template <int MODE, bool STORE_G>
__device__ __forceinline__ void col_reduce_body(const float* __restrict__ x, const float* __restrict__ y, const GySrc gy,
                                                const float* __restrict__ mean, const float* __restrict__ var, float eps,
                                                int relu, int64_t n, int c, int rows_per_block, double* __restrict__ partial,
                                                const float* __restrict__ gamma, const float* __restrict__ beta,
                                                float* __restrict__ gres) {
    static_assert(!STORE_G || MODE == 1, "only the backward sums form g");
    __shared__ double red[2][CR_RL][CR_COLS];
    const int tid = threadIdx.x;
    const int cl = tid & 15, rl = tid >> 4;
    const int col = blockIdx.y * CR_COLS + cl * 4;
    const bool on = col < c;
    const int64_t r0 = int64_t(blockIdx.x) * rows_per_block;
    const int64_t r1 = min(n, r0 + rows_per_block);
    double s1[4] = {0, 0, 0, 0}, s2[4] = {0, 0, 0, 0};
    float4 mu = make_float4(0, 0, 0, 0), is = make_float4(0, 0, 0, 0);
    float4 ga = make_float4(0, 0, 0, 0), be = make_float4(0, 0, 0, 0);
    const bool from_x = MODE == 1 && !STORE_G && relu && !y;
    if (MODE == 1 && on) {
        mu = *reinterpret_cast<const float4*>(mean + col);
        const float4 v = *reinterpret_cast<const float4*>(var + col);
        is = make_float4(bn_is(v.x, eps), bn_is(v.y, eps), bn_is(v.z, eps), bn_is(v.w, eps));
        if (from_x) {
            ga = *reinterpret_cast<const float4*>(gamma + col);
            be = *reinterpret_cast<const float4*>(beta + col);
        }
    }
    if (on) {
        for (int64_t r = r0 + rl; r < r1; r += CR_RL) {
            const float4 xv = *reinterpret_cast<const float4*>(x + r * c + col);
            if (MODE == 0) {
                s1[0] += xv.x; s1[1] += xv.y; s1[2] += xv.z; s1[3] += xv.w;
                s2[0] += double(xv.x) * xv.x; s2[1] += double(xv.y) * xv.y;
                s2[2] += double(xv.z) * xv.z; s2[3] += double(xv.w) * xv.w;
            } else {
                float4 g = gy_load(gy, r, col);
                if (from_x) {
                    g.x = bn_val(xv.x, mu.x, is.x, ga.x, be.x) > 0.f ? g.x : 0.f;
                    g.y = bn_val(xv.y, mu.y, is.y, ga.y, be.y) > 0.f ? g.y : 0.f;
                    g.z = bn_val(xv.z, mu.z, is.z, ga.z, be.z) > 0.f ? g.z : 0.f;
                    g.w = bn_val(xv.w, mu.w, is.w, ga.w, be.w) > 0.f ? g.w : 0.f;
                } else if (relu) {
                    const float4 yv = *reinterpret_cast<const float4*>(y + r * c + col);
                    g.x = yv.x > 0.f ? g.x : 0.f; g.y = yv.y > 0.f ? g.y : 0.f;
                    g.z = yv.z > 0.f ? g.z : 0.f; g.w = yv.w > 0.f ? g.w : 0.f;
                }
                if (STORE_G) *reinterpret_cast<float4*>(gres + r * c + col) = g;
                s1[0] += g.x; s1[1] += g.y; s1[2] += g.z; s1[3] += g.w;
                s2[0] += double(g.x) * ((xv.x - mu.x) * is.x); s2[1] += double(g.y) * ((xv.y - mu.y) * is.y);
                s2[2] += double(g.z) * ((xv.z - mu.z) * is.z); s2[3] += double(g.w) * ((xv.w - mu.w) * is.w);
            }
        }
    }
#pragma unroll
    for (int j = 0; j < 4; ++j) {
        red[0][rl][cl * 4 + j] = s1[j];
        red[1][rl][cl * 4 + j] = s2[j];
    }
    __syncthreads();
    if (tid < 2 * CR_COLS) {
        const int which = tid / CR_COLS, cc = tid % CR_COLS;
        double s = 0;
#pragma unroll
        for (int r = 0; r < CR_RL; ++r) s += red[which][r][cc];
        const int gc = blockIdx.y * CR_COLS + cc;
        if (gc < c) partial[(int64_t(blockIdx.x) * 2 + which) * c + gc] = s;
    }
}

template <int MODE>
__global__ __launch_bounds__(256) void col_reduce_kernel(const float* __restrict__ x, const float* __restrict__ y,
                                                         const GySrc gy, const float* __restrict__ mean,
                                                         const float* __restrict__ var, float eps, int relu, int64_t n,
                                                         int c, int rows_per_block, double* __restrict__ partial,
                                                         const float* __restrict__ gamma, const float* __restrict__ beta) {
    col_reduce_body<MODE, false>(x, y, gy, mean, var, eps, relu, n, c, rows_per_block, partial, gamma, beta, nullptr);
}

__global__ __launch_bounds__(256) void col_reduce_gres_kernel(const float* __restrict__ x, const float* __restrict__ y,
                                                              const GySrc gy, const float* __restrict__ mean,
                                                              const float* __restrict__ var, float eps, int relu, int64_t n,
                                                              int c, int rows_per_block, double* __restrict__ partial,
                                                              float* __restrict__ gres) {
    col_reduce_body<1, true>(x, y, gy, mean, var, eps, relu, n, c, rows_per_block, partial, nullptr, nullptr, gres);
}

constexpr int FIN_COLS = 16, FIN_PARTS = 64;

constexpr int FIN_ITERS = CR_MAX_BLOCKS / FIN_PARTS;

__device__ inline void finalize_sums(const double* __restrict__ partial, int n_rb, int c, double& s1, double& s2,
                                     int& col) {
    __shared__ double red[2][FIN_PARTS][FIN_COLS];
    const int cl = threadIdx.x & (FIN_COLS - 1), part = threadIdx.x / FIN_COLS;
    col = blockIdx.x * FIN_COLS + cl;
    double va[FIN_ITERS], vb[FIN_ITERS];
    const int cc = col < c ? col : 0;
#pragma unroll
    for (int i = 0; i < FIN_ITERS; ++i) {
        const int blk = part + FIN_PARTS * i;
        const int bc = blk < n_rb ? blk : 0;
        va[i] = partial[(int64_t(bc) * 2 + 0) * c + cc];
        vb[i] = partial[(int64_t(bc) * 2 + 1) * c + cc];
    }
    double a = 0, b = 0;
#pragma unroll
    for (int i = 0; i < FIN_ITERS; ++i) {
// ... 33 lines not shown
    double v = s2 / double(n) - m * m;
    if (v < 0) v = 0;
    mean[j] = float(m);
    var[j] = float(v);
    if (running_mean) running_mean[j] = (1.f - momentum) * running_mean[j] + momentum * float(m);
    if (running_var) {
        const double unb = n > 1 ? v * double(n) / double(n - 1) : v;
        running_var[j] = (1.f - momentum) * running_var[j] + momentum * float(unb);
    }
}

__global__ __launch_bounds__(FIN_COLS * FIN_PARTS) void bn_bwd_finalize_kernel(const double* __restrict__ partial,
                                                                              int n_rb, int c,
                                                                              float* __restrict__ sum_g,
                                                                              float* __restrict__ sum_gx) {
    double s1, s2;
    int j;
    finalize_sums(partial, n_rb, c, s1, s2, j);
    if (threadIdx.x >= FIN_COLS || j >= c) return;
    sum_g[j] = float(s1);
    sum_gx[j] = float(s2);
}

__device__ inline float4 ld4(const float* p) { return *reinterpret_cast<const float4*>(p); }


__global__ __launch_bounds__(256) void bn_apply_kernel(const float* __restrict__ x, const float* __restrict__ mean,
                                                       const float* __restrict__ var, const float* __restrict__ gamma,
                                                       const float* __restrict__ beta, float eps,
                                                       const float* __restrict__ residual, int relu,
                                                       float* __restrict__ y, float* __restrict__ y2, int64_t ld2,
                                                       int64_t total4, int c4) {
    for (int64_t e = int64_t(blockIdx.x) * blockDim.x + threadIdx.x; e < total4; e += int64_t(gridDim.x) * blockDim.x) {
        const int col = int(e % c4) * 4;
        const float4 xv = ld4(x + e * 4), mu = ld4(mean + col), vv = ld4(var + col), ga = ld4(gamma + col),
                     be = ld4(beta + col);
        float4 o;
        o.x = bn_val(xv.x, mu.x, bn_is(vv.x, eps), ga.x, be.x);
        o.y = bn_val(xv.y, mu.y, bn_is(vv.y, eps), ga.y, be.y);
        o.z = bn_val(xv.z, mu.z, bn_is(vv.z, eps), ga.z, be.z);
        o.w = bn_val(xv.w, mu.w, bn_is(vv.w, eps), ga.w, be.w);
        if (residual) {
            const float4 rv = ld4(residual + e * 4);
            o.x += rv.x; o.y += rv.y; o.z += rv.z; o.w += rv.w;
        }
        if (relu) {
            o.x = bn_relu(o.x); o.y = bn_relu(o.y); o.z = bn_relu(o.z); o.w = bn_relu(o.w);
        }
        *reinterpret_cast<float4*>(y + e * 4) = o;
        if (y2) *reinterpret_cast<float4*>(y2 + (e / c4) * ld2 + col) = o;
    }
}

template <bool LOAD_G>
__device__ __forceinline__ void bn_bwd_apply_body(const float* __restrict__ x, const float* __restrict__ y, const GySrc& gy,
                                                  const float* __restrict__ mean, const float* __restrict__ var,
                                                  const float* __restrict__ gamma, float eps, int relu, int training,
                                                  const float* __restrict__ sum_g, const float* __restrict__ sum_gx, float inv_n,
                                                  float* __restrict__ gx, float* __restrict__ gres, int64_t total4, int c4,
                                                  const float* __restrict__ beta) {
    const bool from_x = !LOAD_G && relu && !y;
    for (int64_t e = int64_t(blockIdx.x) * blockDim.x + threadIdx.x; e < total4; e += int64_t(gridDim.x) * blockDim.x) {
        const int col = int(e % c4) * 4;
        float4 g = LOAD_G ? ld4(gres + e * 4) : gy_load(gy, e / c4, col);
        const float4 vv = ld4(var + col), ga = ld4(gamma + col);
        const float4 is = make_float4(bn_is(vv.x, eps), bn_is(vv.y, eps), bn_is(vv.z, eps), bn_is(vv.w, eps));
        float4 xv = make_float4(0, 0, 0, 0), mu = make_float4(0, 0, 0, 0);
        if (training || from_x) { xv = ld4(x + e * 4); mu = ld4(mean + col); }
        if (LOAD_G) {
        } else if (from_x) {
            const float4 be = ld4(beta + col);
            g.x = bn_val(xv.x, mu.x, is.x, ga.x, be.x) > 0.f ? g.x : 0.f;
            g.y = bn_val(xv.y, mu.y, is.y, ga.y, be.y) > 0.f ? g.y : 0.f;
            g.z = bn_val(xv.z, mu.z, is.z, ga.z, be.z) > 0.f ? g.z : 0.f;
            g.w = bn_val(xv.w, mu.w, is.w, ga.w, be.w) > 0.f ? g.w : 0.f;
        } else if (relu) {
            const float4 yv = ld4(y + e * 4);
            g.x = yv.x > 0.f ? g.x : 0.f; g.y = yv.y > 0.f ? g.y : 0.f;
            g.z = yv.z > 0.f ? g.z : 0.f; g.w = yv.w > 0.f ? g.w : 0.f;
        }
        if (!LOAD_G && gres) *reinterpret_cast<float4*>(gres + e * 4) = g;
        float4 o;
        if (training) {
            const float4 sg = ld4(sum_g + col), sx = ld4(sum_gx + col);
            o.x = ga.x * is.x * (g.x - sg.x * inv_n - (xv.x - mu.x) * is.x * sx.x * inv_n);
            o.y = ga.y * is.y * (g.y - sg.y * inv_n - (xv.y - mu.y) * is.y * sx.y * inv_n);
            o.z = ga.z * is.z * (g.z - sg.z * inv_n - (xv.z - mu.z) * is.z * sx.z * inv_n);
            o.w = ga.w * is.w * (g.w - sg.w * inv_n - (xv.w - mu.w) * is.w * sx.w * inv_n);
        } else {
            o.x = ga.x * is.x * g.x; o.y = ga.y * is.y * g.y; o.z = ga.z * is.z * g.z; o.w = ga.w * is.w * g.w;
        }
        *reinterpret_cast<float4*>(gx + e * 4) = o;
    }
}

__global__ __launch_bounds__(256) void bn_bwd_apply_kernel(const float* __restrict__ x, const float* __restrict__ y,
                                                           const GySrc gy, const float* __restrict__ mean,
                                                           const float* __restrict__ var, const float* __restrict__ gamma,
                                                           float eps, int relu, int training,
                                                           const float* __restrict__ sum_g,
                                                           const float* __restrict__ sum_gx, float inv_n,
                                                           float* __restrict__ gx, float* __restrict__ gres,
                                                           int64_t total4, int c4, const float* __restrict__ beta) {
    bn_bwd_apply_body<false>(x, y, gy, mean, var, gamma, eps, relu, training, sum_g, sum_gx, inv_n, gx, gres, total4, c4, beta);
}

^^^^^^^^^^^^^^^^

WHAT TO WORK ON. Taking each line of the material above in turn, count those containing the string "return". State the number alone.

REPLY. 2